* [Work item]:
Copy out, from the data below, each line in which the word "process" occurs.

* [Source information]:

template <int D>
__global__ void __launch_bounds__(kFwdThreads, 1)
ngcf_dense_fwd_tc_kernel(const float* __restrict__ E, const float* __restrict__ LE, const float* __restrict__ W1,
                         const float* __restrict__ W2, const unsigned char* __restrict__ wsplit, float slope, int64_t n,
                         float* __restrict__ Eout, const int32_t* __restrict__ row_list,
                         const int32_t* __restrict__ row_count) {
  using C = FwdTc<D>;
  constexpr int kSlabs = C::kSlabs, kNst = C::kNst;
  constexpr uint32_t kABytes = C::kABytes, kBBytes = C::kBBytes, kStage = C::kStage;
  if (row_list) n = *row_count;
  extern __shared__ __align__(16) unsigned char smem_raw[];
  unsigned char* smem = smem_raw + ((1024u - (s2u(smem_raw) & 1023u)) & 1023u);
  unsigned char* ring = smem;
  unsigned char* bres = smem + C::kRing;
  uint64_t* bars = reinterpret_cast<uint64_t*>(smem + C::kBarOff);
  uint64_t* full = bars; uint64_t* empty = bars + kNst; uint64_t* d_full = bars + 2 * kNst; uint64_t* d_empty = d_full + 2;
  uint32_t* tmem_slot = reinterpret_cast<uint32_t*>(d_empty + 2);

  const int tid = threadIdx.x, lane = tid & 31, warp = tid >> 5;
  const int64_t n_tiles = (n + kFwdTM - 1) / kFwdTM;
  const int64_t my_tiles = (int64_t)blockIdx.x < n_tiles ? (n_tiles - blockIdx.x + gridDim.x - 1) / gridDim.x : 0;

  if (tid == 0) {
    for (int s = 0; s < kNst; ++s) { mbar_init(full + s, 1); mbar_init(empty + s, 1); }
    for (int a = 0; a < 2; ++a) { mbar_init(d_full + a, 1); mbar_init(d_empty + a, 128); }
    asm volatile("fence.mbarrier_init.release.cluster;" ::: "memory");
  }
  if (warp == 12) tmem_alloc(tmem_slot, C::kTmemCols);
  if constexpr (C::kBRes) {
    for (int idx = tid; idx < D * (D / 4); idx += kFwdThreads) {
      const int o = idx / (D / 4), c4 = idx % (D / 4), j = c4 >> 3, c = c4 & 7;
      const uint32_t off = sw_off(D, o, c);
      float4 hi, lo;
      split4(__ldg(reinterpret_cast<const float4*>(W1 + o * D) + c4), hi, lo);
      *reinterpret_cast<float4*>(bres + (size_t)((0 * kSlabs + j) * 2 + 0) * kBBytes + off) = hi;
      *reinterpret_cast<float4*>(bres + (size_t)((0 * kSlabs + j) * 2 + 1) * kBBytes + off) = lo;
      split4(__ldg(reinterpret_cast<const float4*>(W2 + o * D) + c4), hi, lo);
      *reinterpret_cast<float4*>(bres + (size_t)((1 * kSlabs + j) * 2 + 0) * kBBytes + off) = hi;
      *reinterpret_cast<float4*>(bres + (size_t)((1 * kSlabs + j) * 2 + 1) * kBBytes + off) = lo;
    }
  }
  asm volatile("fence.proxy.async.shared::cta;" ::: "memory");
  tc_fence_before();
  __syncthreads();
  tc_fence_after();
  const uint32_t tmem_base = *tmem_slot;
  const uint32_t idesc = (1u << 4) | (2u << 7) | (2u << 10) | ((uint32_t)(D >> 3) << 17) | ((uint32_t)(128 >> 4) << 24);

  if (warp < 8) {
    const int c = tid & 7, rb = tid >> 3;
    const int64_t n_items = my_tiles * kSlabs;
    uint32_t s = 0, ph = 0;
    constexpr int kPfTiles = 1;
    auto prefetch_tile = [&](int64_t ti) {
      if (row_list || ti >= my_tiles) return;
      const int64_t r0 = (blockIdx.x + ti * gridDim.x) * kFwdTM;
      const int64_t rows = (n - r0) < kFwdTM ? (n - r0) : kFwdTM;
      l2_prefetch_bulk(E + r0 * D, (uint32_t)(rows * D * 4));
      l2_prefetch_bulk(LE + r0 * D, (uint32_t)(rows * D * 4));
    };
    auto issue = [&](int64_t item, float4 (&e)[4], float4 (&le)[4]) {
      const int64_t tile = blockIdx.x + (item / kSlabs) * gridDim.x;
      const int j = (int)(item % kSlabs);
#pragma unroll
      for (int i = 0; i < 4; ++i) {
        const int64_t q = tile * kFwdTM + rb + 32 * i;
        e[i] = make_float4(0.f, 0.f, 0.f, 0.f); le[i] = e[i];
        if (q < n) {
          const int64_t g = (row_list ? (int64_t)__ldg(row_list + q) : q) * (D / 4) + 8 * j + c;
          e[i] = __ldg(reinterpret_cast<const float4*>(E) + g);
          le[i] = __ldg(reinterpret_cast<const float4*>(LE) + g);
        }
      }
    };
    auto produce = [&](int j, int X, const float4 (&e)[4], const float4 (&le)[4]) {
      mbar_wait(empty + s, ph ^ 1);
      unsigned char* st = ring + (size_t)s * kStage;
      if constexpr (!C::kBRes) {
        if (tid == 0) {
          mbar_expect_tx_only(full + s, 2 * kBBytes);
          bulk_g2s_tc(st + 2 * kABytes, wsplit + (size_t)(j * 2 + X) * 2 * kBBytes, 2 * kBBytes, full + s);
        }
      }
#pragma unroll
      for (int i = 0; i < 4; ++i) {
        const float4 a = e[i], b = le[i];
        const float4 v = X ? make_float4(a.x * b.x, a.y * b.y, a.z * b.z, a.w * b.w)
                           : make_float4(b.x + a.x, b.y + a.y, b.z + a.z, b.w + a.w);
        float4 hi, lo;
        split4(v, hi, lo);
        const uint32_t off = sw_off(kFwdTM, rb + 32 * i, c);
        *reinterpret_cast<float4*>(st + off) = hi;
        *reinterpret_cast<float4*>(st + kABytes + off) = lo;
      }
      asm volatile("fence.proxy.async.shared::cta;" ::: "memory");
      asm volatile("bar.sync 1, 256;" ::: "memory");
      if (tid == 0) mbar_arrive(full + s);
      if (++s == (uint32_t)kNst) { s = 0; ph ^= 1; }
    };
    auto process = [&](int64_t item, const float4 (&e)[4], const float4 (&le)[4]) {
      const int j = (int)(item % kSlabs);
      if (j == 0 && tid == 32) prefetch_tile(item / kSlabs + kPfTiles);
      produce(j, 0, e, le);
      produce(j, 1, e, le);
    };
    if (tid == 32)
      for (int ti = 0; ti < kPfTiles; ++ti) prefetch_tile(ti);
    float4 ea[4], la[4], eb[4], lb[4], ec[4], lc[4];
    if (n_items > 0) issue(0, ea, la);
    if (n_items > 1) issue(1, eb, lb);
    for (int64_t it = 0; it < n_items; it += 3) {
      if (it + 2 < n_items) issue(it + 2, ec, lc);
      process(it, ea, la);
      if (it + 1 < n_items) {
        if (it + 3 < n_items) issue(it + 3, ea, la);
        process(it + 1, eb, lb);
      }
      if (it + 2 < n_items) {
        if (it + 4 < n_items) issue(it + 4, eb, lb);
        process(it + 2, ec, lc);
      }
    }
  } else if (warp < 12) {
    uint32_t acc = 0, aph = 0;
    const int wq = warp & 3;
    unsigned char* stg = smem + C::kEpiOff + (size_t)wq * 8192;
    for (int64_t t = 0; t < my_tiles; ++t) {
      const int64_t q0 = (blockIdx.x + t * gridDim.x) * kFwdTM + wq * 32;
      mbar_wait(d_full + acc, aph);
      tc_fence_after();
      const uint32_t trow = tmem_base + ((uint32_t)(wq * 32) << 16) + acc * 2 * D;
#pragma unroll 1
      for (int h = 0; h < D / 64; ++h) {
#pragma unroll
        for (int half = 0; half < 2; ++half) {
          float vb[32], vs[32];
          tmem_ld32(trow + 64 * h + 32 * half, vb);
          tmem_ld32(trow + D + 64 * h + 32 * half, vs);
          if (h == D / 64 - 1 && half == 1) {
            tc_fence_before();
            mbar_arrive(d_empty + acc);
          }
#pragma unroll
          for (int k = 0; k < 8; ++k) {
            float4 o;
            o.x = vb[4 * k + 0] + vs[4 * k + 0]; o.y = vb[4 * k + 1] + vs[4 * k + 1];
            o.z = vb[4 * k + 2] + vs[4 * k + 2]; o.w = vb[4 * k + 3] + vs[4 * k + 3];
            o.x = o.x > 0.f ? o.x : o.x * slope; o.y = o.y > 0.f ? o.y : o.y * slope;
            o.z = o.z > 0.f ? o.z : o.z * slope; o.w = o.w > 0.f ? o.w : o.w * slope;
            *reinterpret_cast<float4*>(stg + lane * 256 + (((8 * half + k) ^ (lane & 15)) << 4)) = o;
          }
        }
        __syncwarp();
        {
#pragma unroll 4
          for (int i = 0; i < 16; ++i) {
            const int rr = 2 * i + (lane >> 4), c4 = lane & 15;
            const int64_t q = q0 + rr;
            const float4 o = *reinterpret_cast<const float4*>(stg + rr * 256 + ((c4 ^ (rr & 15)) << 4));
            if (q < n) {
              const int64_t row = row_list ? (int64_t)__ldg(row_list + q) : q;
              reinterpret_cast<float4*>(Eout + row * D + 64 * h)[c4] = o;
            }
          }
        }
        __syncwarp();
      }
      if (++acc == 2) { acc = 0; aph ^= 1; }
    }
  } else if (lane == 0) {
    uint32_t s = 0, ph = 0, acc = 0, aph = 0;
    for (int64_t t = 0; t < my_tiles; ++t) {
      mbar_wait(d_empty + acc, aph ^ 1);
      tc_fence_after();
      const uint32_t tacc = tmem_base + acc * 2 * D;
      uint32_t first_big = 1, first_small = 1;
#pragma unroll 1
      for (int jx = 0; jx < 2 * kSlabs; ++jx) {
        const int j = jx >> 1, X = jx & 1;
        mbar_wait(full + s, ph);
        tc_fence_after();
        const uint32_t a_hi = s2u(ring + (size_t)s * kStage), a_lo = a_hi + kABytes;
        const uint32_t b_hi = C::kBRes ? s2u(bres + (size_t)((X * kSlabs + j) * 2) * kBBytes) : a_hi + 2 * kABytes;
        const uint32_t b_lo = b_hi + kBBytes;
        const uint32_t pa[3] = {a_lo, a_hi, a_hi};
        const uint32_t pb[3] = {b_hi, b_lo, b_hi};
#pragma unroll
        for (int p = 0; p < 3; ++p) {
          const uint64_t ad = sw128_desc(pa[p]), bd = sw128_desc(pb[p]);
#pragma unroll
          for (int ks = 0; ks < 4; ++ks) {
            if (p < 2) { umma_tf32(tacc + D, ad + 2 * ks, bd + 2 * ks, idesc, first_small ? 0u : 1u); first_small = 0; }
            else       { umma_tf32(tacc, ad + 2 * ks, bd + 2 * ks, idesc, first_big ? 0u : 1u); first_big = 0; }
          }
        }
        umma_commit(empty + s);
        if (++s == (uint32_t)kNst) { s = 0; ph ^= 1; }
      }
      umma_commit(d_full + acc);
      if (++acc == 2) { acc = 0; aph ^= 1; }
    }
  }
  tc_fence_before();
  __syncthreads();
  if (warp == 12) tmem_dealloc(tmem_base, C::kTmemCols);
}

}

* [Task output]:
    auto process = [&](int64_t item, const float4 (&e)[4], const float4 (&le)[4]) {
      process(it, ea, la);
        process(it + 1, eb, lb);
        process(it + 2, ec, lc);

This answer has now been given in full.